Y a-t-il encore une frontière que la tech n’ose pas franchir ? Entre l’intelligence artificielle qui choisit votre prix de billet d’avion, les milliardaires qui veulent fusionner avec votre cortex grâce à des implants Sam Altman vs Musk, et les réseaux sociaux qui se tirent la bourre pour devenir la place du village numérique préféré de l’humanité, l’époque sent la disruptivité à plein nez. Pourtant, derrière l’image clinquante du progrès, ce sont toujours les mêmes luttes de pouvoir et d’influence qui se rejouent, crédit illimité sur fond d’algorithmes : qui aura la main sur notre attention… et bientôt sur nos souvenirs ?
Regardez Stanford : ce temple du “mérite” à l’américaine où le vrai passeport pour les porte-monnaie connectés reste le bon vieux nom de famille, pas l’algèbre ou la chance. La Silicon Valley légitime le népotisme version API, pendant que l’Europe bredouille son Digital Markets Act pour freiner Google, roi des comparateurs IA. On promet de l’égalité, on livre du ranking algorithmique : que ce soit sur l’App Store d’Apple ou dans les amphithéâtres sous palmiers, la tech, c’est l’élitisme gourmand à tous les étages, pourvu que la sauce soit bien binaire.
Même chez OpenAI, l’agilité se prend les pieds dans son propre menu : GPT-5 devait faire de chaque requête un modèle sur-mesure, mais c’est toujours le même cirque du “model picker” et la nostalgie des bots d’antan qui enchantent la communauté.
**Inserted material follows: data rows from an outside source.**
struct ChunkArena {
    struct Chunk { char* base; size_t size, used; };
    std::vector<Chunk> chunks;
    bool pinned_host = false;
    size_t min_chunk = (size_t)64 << 20;
    void reset() { for (auto& c : chunks) c.used = 0; }
    void* alloc(size_t bytes, cudaError_t* err) {
        bytes = (bytes + 255) & ~(size_t)255;
        for (auto& c : chunks)
            if (c.size - c.used >= bytes) {
                void* p = c.base + c.used;
                c.used += bytes;
                return p;
            }
        Chunk c{};
        c.size = std::max(bytes, min_chunk);
        cudaError_t e = pinned_host ? cudaMallocHost((void**)&c.base, c.size) : cudaMalloc((void**)&c.base, c.size);
        if (e != cudaSuccess) { if (err) *err = e; return nullptr; }
        c.used = bytes;
        chunks.push_back(c);
        return chunks.back().base;
    }
    void release() {
        for (auto& c : chunks) { if (pinned_host) cudaFreeHost(c.base); else cudaFree(c.base); }
        chunks.clear();
    }
};

struct SourceTypeBatch {
    int batch_index, type_batch_index, type_id, count;
    int live = 0;
    float* host_impulses;
    int32_t* raw_refs;
    float* raw_prestep;
    float* raw_impulses;
    size_t refs_bytes, prestep_bytes, impulse_bytes;
    std::vector<int32_t> host_refs;
    std::vector<int> device_tbs;
    int32_t* raw_features_old = nullptr;
    int32_t* raw_features_new = nullptr;
    size_t feature_bytes = 0;
    bool resident_impulses = false, redistribute = false;
};

}

struct bepucuda_ctx {
    bepucuda_config cfg{};
    int32_t tune[4] = {0, 0, 0, 0};
    int device = 0;
    cudaStream_t stream = nullptr;
    cudaEvent_t ev_solve_begin = nullptr, ev_solve_end = nullptr, ev_up_begin = nullptr, ev_up_end = nullptr, ev_down_begin = nullptr, ev_down_end = nullptr;
    bool up_open = false, have_solve = false, have_down = false, have_up = false;
    std::string error;
    const SolverLaunchers* launchers = nullptr;

    std::vector<int32_t> iterations{1};
    int fallback_threshold = 64;
    bepucuda_integrator_desc integ{};
    bool integ_set = false;

    int body_count = 0;
    DeviceBuffer raw_bodies, pose, velocity, inertia_local, inertia_world, constrained, first_batch, sync_refcount, sync_mask;
    BodyBuffers B{};

    int W = 8;
    int batch_count = 0;
    bool constraints_open = false, constraints_ready = false, data_dirty = false, descs_dirty = false;
    std::vector<SourceTypeBatch> sources;
    ChunkArena raw_arena, pinned_arena;
    DeviceBuffer record_table, ref_rows, source_bundle_flags, refs32, prestep32, impulses32, tb_table, tdesc_table, work_table, map_table, bodies_per_type, kinematics_dev, program_dev, frame_params_dev, error_dev;
    std::vector<DeviceTypeBatch> tbs;
    std::vector<TransposeDesc> tdescs;
    std::vector<WorkItem> work;
    std::vector<int32_t> bundle_live;
    std::vector<WorkRecord> records;
    std::vector<std::pair<int, int>> batch_work;
    bool exchange_failed = false;
    bepucuda_exchange_fn exchange = nullptr;
    void* exchange_user = nullptr;
    DeviceBuffer exchange_staging;
    bool peer_mode = false;
    ShardPeers peers{};
    DeviceBuffer shard_flags, pushes_dev, peer32, body_masks_dev, boundary_flags_dev;
    uint32_t shard_solve_index = 0;
    std::vector<int> boundary_count;
    std::vector<uint8_t> body_masks;
    size_t refs_words = 0;
    std::vector<void*> opened_ipc;
    std::vector<int32_t> global_first_batch;
    std::vector<uint8_t> global_constrained;
    std::map<int, std::vector<uint32_t>> pushes_by_batch;
    std::vector<std::pair<size_t, int>> push_range;
    uint32_t exchange_counter = 0;
    uint32_t exchanges_per_solve = 0;
    int inc_work_begin = 0, inc_work_count = 0;
    int all_work_count = 0;
    int sync_batch_count = 0, fallback_levels = 0;
    std::vector<int32_t> kinematics;
    std::vector<StageOp> program;
    FrameParams* frame_params_host = nullptr;

    cudaGraph_t graph = nullptr;
    cudaGraphExec_t graph_exec = nullptr;
    bool graph_valid = false;

    bepucuda_timings timings{};
    int64_t h2d_accum = 0;
    struct HostRange { char* host; size_t bytes; char* dev; };
    std::vector<HostRange> host_ranges;
    std::vector<CopyChunk> pending_h2d;
    DeviceBuffer chunk_table;
    struct ChunkStage { void* host = nullptr; size_t capacity = 0; cudaEvent_t done = nullptr; };
    ChunkStage chunk_stage[4];
    int chunk_stage_next = 0;
    cudaEvent_t user_events[16] = {};
    DeviceBuffer body_shapes, body_activities, body_bounds;
    int shape_count = -1;
    DeviceBuffer color_refs, color_priorities, color_body_min, color_body_mask, color_out, color_lists, color_counts;
    std::vector<cudaEvent_t> profile_events;
};

namespace {

int fail(bepucuda_ctx* c, int code, const std::string& msg) {
    if (c) c->error = msg;
    return code;
}
int cuda_fail(bepucuda_ctx* c, cudaError_t e, const char* what) {
    return fail(c, e == cudaErrorMemoryAllocation ? BEPUCUDA_ERR_OUT_OF_MEMORY : BEPUCUDA_ERR_CUDA, std::string(what) + ": " + cudaGetErrorString(e));
}
#define CK(call)                                                  \
    do {                                                          \
        cudaError_t _e = (call);                                  \
        if (_e != cudaSuccess) return cuda_fail(ctx, _e, #call);  \
    } while (0)

void open_upload_window(bepucuda_ctx* ctx) {
    if (!ctx->up_open) {
        cudaEventRecord(ctx->ev_up_begin, ctx->stream);
        ctx->up_open = true;
    }
}

char* map_host(bepucuda_ctx* ctx, const void* ptr, size_t bytes) {
    const char* p = (const char*)ptr;
    for (auto& r : ctx->host_ranges)
        if (p >= r.host && p + bytes <= r.host + r.bytes) return r.dev + (p - r.host);
    return nullptr;
}
void queue_chunks(std::vector<CopyChunk>& list, void* dst, const void* src, size_t bytes) {
    const size_t kChunk = (size_t)64 << 10;
    for (size_t off = 0; off < bytes; off += kChunk) list.push_back({(char*)dst + off, (const char*)src + off, std::min(kChunk, bytes - off)});
}
int flush_chunks(bepucuda_ctx* ctx, std::vector<CopyChunk>& list) {
    if (list.empty()) return BEPUCUDA_OK;
    const size_t bytes = list.size() * sizeof(CopyChunk);
    CK(ctx->chunk_table.reserve(bytes));
    auto& st = ctx->chunk_stage[ctx->chunk_stage_next];
    ctx->chunk_stage_next = (ctx->chunk_stage_next + 1) & 3;
    if (!st.done) CK(cudaEventCreateWithFlags(&st.done, cudaEventDisableTiming));
    CK(cudaEventSynchronize(st.done));
    if (st.capacity < bytes) {
        if (st.host) cudaFreeHost(st.host);
        st.host = nullptr;
        st.capacity = 0;
        CK(cudaMallocHost(&st.host, bytes * 2));
        st.capacity = bytes * 2;
    }
    std::memcpy(st.host, list.data(), bytes);
    CK(cudaMemcpyAsync(ctx->chunk_table.ptr, st.host, bytes, cudaMemcpyHostToDevice, ctx->stream));
    launch_batched_copy(ctx->chunk_table.as<CopyChunk>(), (int)list.size(), ctx->stream);
    CK(cudaGetLastError());
    CK(cudaEventRecord(st.done, ctx->stream));
    list.clear();
    return BEPUCUDA_OK;
}

int copy_in(bepucuda_ctx* ctx, void* dst, const void* src, size_t bytes) {
    if (bytes == 0) return BEPUCUDA_OK;
    if (char* alias = map_host(ctx, src, bytes)) {
        queue_chunks(ctx->pending_h2d, dst, alias, bytes);
        ctx->h2d_accum += (int64_t)bytes;
        return BEPUCUDA_OK;
    }
    if (bytes < ((size_t)256 << 10)) {
        cudaError_t e = cudaSuccess;
        void* stage = ctx->pinned_arena.alloc(bytes, &e);
        if (!stage) return cuda_fail(ctx, e, "pinned staging");
        std::memcpy(stage, src, bytes);
        CK(cudaMemcpyAsync(dst, stage, bytes, cudaMemcpyHostToDevice, ctx->stream));
    } else {
        CK(cudaMemcpyAsync(dst, src, bytes, cudaMemcpyHostToDevice, ctx->stream));
    }
    ctx->h2d_accum += (int64_t)bytes;
    return BEPUCUDA_OK;
}

void invalidate_graph(bepucuda_ctx* ctx) {
    if (ctx->graph_exec) cudaGraphExecDestroy(ctx->graph_exec);
    if (ctx->graph) cudaGraphDestroy(ctx->graph);
    ctx->graph_exec = nullptr;
    ctx->graph = nullptr;
    ctx->graph_valid = false;
}

void issue_stage_sequence(bepucuda_ctx* ctx, cudaStream_t s, int64_t* launches) {
    const WorkRecord* records = ctx->record_table.as<WorkRecord>();
    const int32_t* ref_rows = ctx->ref_rows.as<int32_t>();
    const FrameParams* fp = ctx->frame_params_dev.as<FrameParams>();
    const int32_t* kin = ctx->kinematics_dev.as<int32_t>();
    int64_t n = 0;
    const bool pdl = ctx->cfg.reserved[1] == 0;
    const StageOp* previous = nullptr;
    uint32_t exchange_index = 0;
    const bool fused_pushes = ctx->peer_mode && !ctx->body_masks.empty();
    for (const StageOp& op : ctx->program) {
        if (ctx->peer_mode && op.pad == -1) {
            launch_shard_exchange(nullptr, 0, 1, ctx->B, ctx->peers, fp, exchange_index++, ctx->error_dev.as<int32_t>(), s);
            ++n;
            continue;
        }
        if (ctx->peer_mode && op.pad >= 2 && op.stage <= kStageSolve) {
            if (op.work_count > 0) {
                bool prefetch = previous != nullptr && previous->stage != kStageIncremental && !(previous->stage <= kStageSolve && previous->work_begin == op.work_begin && previous->work_count > 0);
                const int launch_flags = (pdl ? kLaunchPdl : 0) | (prefetch ? kLaunchPrefetchRows : 0);
                if (fused_pushes) {
                    const ShardStage shard{exchange_index, ctx->error_dev.as<int32_t>()};
                    ctx->launchers->constraint_stage_sharded(op.stage, records + op.work_begin, ref_rows + (size_t)op.work_begin * 64, op.work_count, ctx->B, fp, launch_flags, ctx->peers,
                                                             (long long)(ctx->peer32.as<int32_t>() - ctx->refs32.as<int32_t>()), shard, s);
                    ++exchange_index;
                    ++n;
                    previous = &op;
                    continue;
                }
                ctx->launchers->constraint_stage(op.stage, records + op.work_begin, ref_rows + (size_t)op.work_begin * 64, op.work_count, ctx->B, fp, launch_flags, s);
                ++n;
            }
            if (fused_pushes) { ++exchange_index; continue; }
            const auto& range = ctx->push_range[op.pad - 2];
            launch_shard_exchange(ctx->pushes_dev.as<uint32_t>() + range.first, range.second, op.stage == kStageSolve ? 1 : (op.stage == kStageWarmStart ? 3 : 2), ctx->B, ctx->peers, fp,
                                  exchange_index++, ctx->error_dev.as<int32_t>(), s);
            ++n;
            if (op.work_count > 0) previous = &op;
            continue;
        }
        switch (op.stage) {
            case kStageWarmStartFirst: case kStageWarmStart: case kStageSolve: case kStageIncremental:
                if (op.work_count > 0) {
                    bool prefetch = op.stage != kStageIncremental && previous != nullptr && previous->stage != kStageIncremental;
                    if (prefetch && previous->stage <= kStageSolve && previous->work_begin == op.work_begin) prefetch = false;
                    if (ctx->exchange) {
                        ctx->launchers->constraint_stage(op.stage, records + op.work_begin, ref_rows + (size_t)op.work_begin * 64, op.work_count, ctx->B, fp, 0, s);
                        ++n;
                        if (op.stage != kStageIncremental) {
                            const int planes = op.stage == kStageSolve ? 1 : (op.stage == kStageWarmStart ? 3 : 2);
                            const size_t words = (size_t)ctx->body_count * 8 * planes;
                            cudaMemsetAsync(ctx->exchange_staging.ptr, 0, words * 4, s);
                            launch_collect_stage(ctx->tb_table.as<DeviceTypeBatch>(), ctx->work_table.as<WorkItem>() + op.work_begin, op.work_count, ctx->bodies_per_type.as<int32_t>(), op.stage,
                                                 ctx->B, ctx->exchange_staging.as<int32_t>(), s);
                            if (ctx->exchange(ctx->exchange_user, ctx->exchange_staging.ptr, (int64_t)words, 0, (void*)s) != 0) ctx->exchange_failed = true;
                            launch_apply_stage(ctx->exchange_staging.as<int32_t>(), planes, ctx->B, s);
                            n += 2;
                        }
                        previous = &op;
                        break;
                    }
                    ctx->launchers->constraint_stage(op.stage, records + op.work_begin, ref_rows + (size_t)op.work_begin * 64, op.work_count, ctx->B, fp, (pdl ? kLaunchPdl : 0) | (prefetch ? kLaunchPrefetchRows : 0), s);
                    previous = &op;
                    ++n;
                }
                break;
            case kStageKinematicFirst: case kStageKinematic:
                if (op.work_count > 0) { ctx->launchers->kinematic_stage(op.stage, kin, op.work_count, ctx->B, fp, s); previous = &op; ++n; }
                break;
            case kStageFinalPose:
                if (ctx->B.count > 0) { ctx->launchers->final_pose(ctx->B, fp, s); previous = &op; ++n; }
                break;
        }
    }
    if (launches) *launches = n;
    ctx->exchanges_per_solve = exchange_index;
}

L’humanité veut l’IA parfaite, mais elle pleure déjà ses premières lignes de code disparues (voir GPT-5, le cauchemar du routeur IA). L’innovation, c’est la promesse de la simplicité dans la complexité la plus touffue, à condition d’avoir le badge Premium pour tenter d’y voir clair.
Parce qu’à force de courir après l’hégémonie technologique, on réinvente surtout les vieilles hiérarchies sous des néons nouveaux.
Pendant ce temps, Threads continue son marathon contre X, affichant des scores flatteurs mais peinant à percer vraiment sur le web (Threads défiera-t-il X ?). Le cirque médiatique tourne en boucle : Apple et Musk se chamaillent pour la place de premier de la classe en IA, le débat sur la vraie “neutralité” algorithmique se fait à coups de communiqués lisses, tandis que les plateformes n’en finissent plus de distribuer récompenses et exclusions, comme au bal masqué du classement.
À bien y regarder, la techno-société ressemble de plus en plus à son logiciel : patchs précipités, routes alternatives jamais vraiment auto, privilèges dynastiques recodés façon API et interfaces cérébrales promises à qui crie le plus fort. Qui croit encore à la neutralité de la machine ? Sous l’illusion d’un progrès “pour tous”, c’est bien le vieux club des insiders qui refait surface – à Stanford, sur l’App Store, dans les labs d’OpenAI et jusque dans le ciel qu’on réserve sur Google Flights. Bientôt, il ne s’agira plus de savoir qui clique le premier, mais qui fusionne le mieux l’esprit, le réseau… et le capital.